(Collection entries)
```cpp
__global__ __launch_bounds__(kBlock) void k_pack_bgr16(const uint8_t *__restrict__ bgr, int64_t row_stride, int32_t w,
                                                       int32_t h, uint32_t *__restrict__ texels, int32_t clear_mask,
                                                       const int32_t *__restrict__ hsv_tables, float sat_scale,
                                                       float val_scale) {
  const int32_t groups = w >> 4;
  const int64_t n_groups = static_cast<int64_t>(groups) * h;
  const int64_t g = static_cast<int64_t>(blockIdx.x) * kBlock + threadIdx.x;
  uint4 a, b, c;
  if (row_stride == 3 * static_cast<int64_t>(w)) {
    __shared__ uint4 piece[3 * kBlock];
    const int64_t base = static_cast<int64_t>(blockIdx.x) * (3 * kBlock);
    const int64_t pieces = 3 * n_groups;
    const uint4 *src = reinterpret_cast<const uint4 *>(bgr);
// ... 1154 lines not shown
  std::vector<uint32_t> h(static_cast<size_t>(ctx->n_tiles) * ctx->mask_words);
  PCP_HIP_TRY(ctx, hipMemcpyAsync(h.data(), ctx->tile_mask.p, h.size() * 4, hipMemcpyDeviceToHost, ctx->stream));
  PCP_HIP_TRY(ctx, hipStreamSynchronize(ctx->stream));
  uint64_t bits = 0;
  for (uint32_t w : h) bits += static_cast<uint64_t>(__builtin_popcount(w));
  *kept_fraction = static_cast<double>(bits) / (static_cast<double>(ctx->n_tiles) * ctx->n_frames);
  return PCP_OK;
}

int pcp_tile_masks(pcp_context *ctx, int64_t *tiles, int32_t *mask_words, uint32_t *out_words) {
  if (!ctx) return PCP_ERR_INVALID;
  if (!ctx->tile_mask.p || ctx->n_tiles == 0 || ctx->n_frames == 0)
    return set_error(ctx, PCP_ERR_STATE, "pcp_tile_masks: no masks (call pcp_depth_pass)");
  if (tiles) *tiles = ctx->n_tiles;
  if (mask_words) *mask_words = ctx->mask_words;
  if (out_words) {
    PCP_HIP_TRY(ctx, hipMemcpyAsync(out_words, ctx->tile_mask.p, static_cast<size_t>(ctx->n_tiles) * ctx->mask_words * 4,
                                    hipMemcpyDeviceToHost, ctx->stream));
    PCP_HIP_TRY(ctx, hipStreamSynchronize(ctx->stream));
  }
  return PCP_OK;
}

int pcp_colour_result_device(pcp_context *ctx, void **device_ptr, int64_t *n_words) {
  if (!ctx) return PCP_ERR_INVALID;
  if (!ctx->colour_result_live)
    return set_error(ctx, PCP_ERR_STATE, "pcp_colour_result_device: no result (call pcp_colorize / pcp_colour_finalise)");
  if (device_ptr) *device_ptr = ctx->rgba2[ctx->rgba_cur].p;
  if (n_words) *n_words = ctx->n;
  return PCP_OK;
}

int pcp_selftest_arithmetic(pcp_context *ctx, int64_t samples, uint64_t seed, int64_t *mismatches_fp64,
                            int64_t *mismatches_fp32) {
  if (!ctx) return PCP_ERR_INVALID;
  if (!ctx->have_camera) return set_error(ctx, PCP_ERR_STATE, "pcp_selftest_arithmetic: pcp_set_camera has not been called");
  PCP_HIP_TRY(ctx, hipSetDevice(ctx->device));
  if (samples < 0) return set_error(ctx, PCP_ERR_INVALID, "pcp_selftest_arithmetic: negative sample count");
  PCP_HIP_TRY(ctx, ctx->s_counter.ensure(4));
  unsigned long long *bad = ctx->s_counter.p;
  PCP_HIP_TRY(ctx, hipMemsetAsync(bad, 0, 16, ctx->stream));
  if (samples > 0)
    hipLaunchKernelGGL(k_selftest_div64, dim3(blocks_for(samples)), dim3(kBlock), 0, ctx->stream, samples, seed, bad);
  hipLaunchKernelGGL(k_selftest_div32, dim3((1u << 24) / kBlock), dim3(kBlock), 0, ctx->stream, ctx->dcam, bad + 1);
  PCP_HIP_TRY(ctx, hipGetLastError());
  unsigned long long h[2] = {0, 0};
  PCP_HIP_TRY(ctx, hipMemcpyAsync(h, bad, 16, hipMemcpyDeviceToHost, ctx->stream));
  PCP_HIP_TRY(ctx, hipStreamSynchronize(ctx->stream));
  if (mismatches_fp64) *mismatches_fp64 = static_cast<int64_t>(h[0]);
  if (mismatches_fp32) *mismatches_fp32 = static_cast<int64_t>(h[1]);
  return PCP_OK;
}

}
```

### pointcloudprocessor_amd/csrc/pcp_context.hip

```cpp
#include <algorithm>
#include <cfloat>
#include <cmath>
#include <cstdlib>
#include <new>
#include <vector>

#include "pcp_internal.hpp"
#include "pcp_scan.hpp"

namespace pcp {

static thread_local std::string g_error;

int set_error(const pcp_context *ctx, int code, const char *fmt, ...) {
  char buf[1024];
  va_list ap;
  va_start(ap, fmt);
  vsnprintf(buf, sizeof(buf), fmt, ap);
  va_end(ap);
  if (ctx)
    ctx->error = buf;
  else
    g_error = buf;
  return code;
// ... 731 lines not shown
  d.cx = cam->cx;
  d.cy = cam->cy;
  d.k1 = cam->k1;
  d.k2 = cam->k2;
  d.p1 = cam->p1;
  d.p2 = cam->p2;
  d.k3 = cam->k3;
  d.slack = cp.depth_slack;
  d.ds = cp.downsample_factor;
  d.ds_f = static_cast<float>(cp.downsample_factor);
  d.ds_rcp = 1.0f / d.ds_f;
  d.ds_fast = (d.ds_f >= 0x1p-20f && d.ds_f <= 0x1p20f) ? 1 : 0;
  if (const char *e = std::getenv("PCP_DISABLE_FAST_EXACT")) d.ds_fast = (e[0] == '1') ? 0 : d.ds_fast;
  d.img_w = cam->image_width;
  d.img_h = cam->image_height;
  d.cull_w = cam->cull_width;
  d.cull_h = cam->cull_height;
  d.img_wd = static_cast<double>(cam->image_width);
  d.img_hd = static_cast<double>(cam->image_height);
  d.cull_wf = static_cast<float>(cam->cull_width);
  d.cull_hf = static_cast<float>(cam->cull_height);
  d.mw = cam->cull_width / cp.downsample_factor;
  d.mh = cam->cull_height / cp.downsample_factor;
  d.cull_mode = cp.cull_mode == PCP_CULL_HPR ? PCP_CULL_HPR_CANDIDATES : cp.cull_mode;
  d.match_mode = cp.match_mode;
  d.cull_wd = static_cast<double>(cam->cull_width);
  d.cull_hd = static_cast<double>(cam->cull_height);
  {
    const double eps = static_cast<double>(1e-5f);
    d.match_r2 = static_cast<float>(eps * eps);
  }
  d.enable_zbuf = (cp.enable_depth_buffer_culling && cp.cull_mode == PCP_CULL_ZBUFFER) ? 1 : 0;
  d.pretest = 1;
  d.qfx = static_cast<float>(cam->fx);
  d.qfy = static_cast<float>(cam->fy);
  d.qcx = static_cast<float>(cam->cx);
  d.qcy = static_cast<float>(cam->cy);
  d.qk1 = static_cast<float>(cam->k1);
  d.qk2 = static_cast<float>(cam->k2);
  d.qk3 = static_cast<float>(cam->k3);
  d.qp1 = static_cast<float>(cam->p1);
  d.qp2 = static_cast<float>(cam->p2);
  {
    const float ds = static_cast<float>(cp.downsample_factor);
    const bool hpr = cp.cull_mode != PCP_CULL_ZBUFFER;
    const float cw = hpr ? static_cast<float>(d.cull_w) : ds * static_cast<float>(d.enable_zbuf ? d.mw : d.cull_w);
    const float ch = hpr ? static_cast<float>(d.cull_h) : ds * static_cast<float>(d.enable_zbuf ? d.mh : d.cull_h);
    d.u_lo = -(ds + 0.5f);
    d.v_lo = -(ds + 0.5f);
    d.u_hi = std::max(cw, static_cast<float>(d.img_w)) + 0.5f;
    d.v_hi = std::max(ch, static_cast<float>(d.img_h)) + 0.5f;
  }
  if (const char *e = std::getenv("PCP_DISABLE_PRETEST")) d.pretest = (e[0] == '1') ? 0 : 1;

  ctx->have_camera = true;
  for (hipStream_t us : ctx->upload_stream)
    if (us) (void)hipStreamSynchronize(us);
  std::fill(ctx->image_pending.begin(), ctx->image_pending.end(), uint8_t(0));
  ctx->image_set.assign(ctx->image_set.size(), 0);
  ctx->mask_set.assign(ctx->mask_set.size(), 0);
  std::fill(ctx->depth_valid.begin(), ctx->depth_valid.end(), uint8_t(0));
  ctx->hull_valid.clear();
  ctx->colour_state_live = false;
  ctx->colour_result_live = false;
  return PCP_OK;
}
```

◆ **Required action**
Check every line above for the word "hipMemcpyDeviceToHost" and copy those that have it.

◆ **Task result**
  PCP_HIP_TRY(ctx, hipMemcpyAsync(h.data(), ctx->tile_mask.p, h.size() * 4, hipMemcpyDeviceToHost, ctx->stream));
                                    hipMemcpyDeviceToHost, ctx->stream));
  PCP_HIP_TRY(ctx, hipMemcpyAsync(h, bad, 16, hipMemcpyDeviceToHost, ctx->stream));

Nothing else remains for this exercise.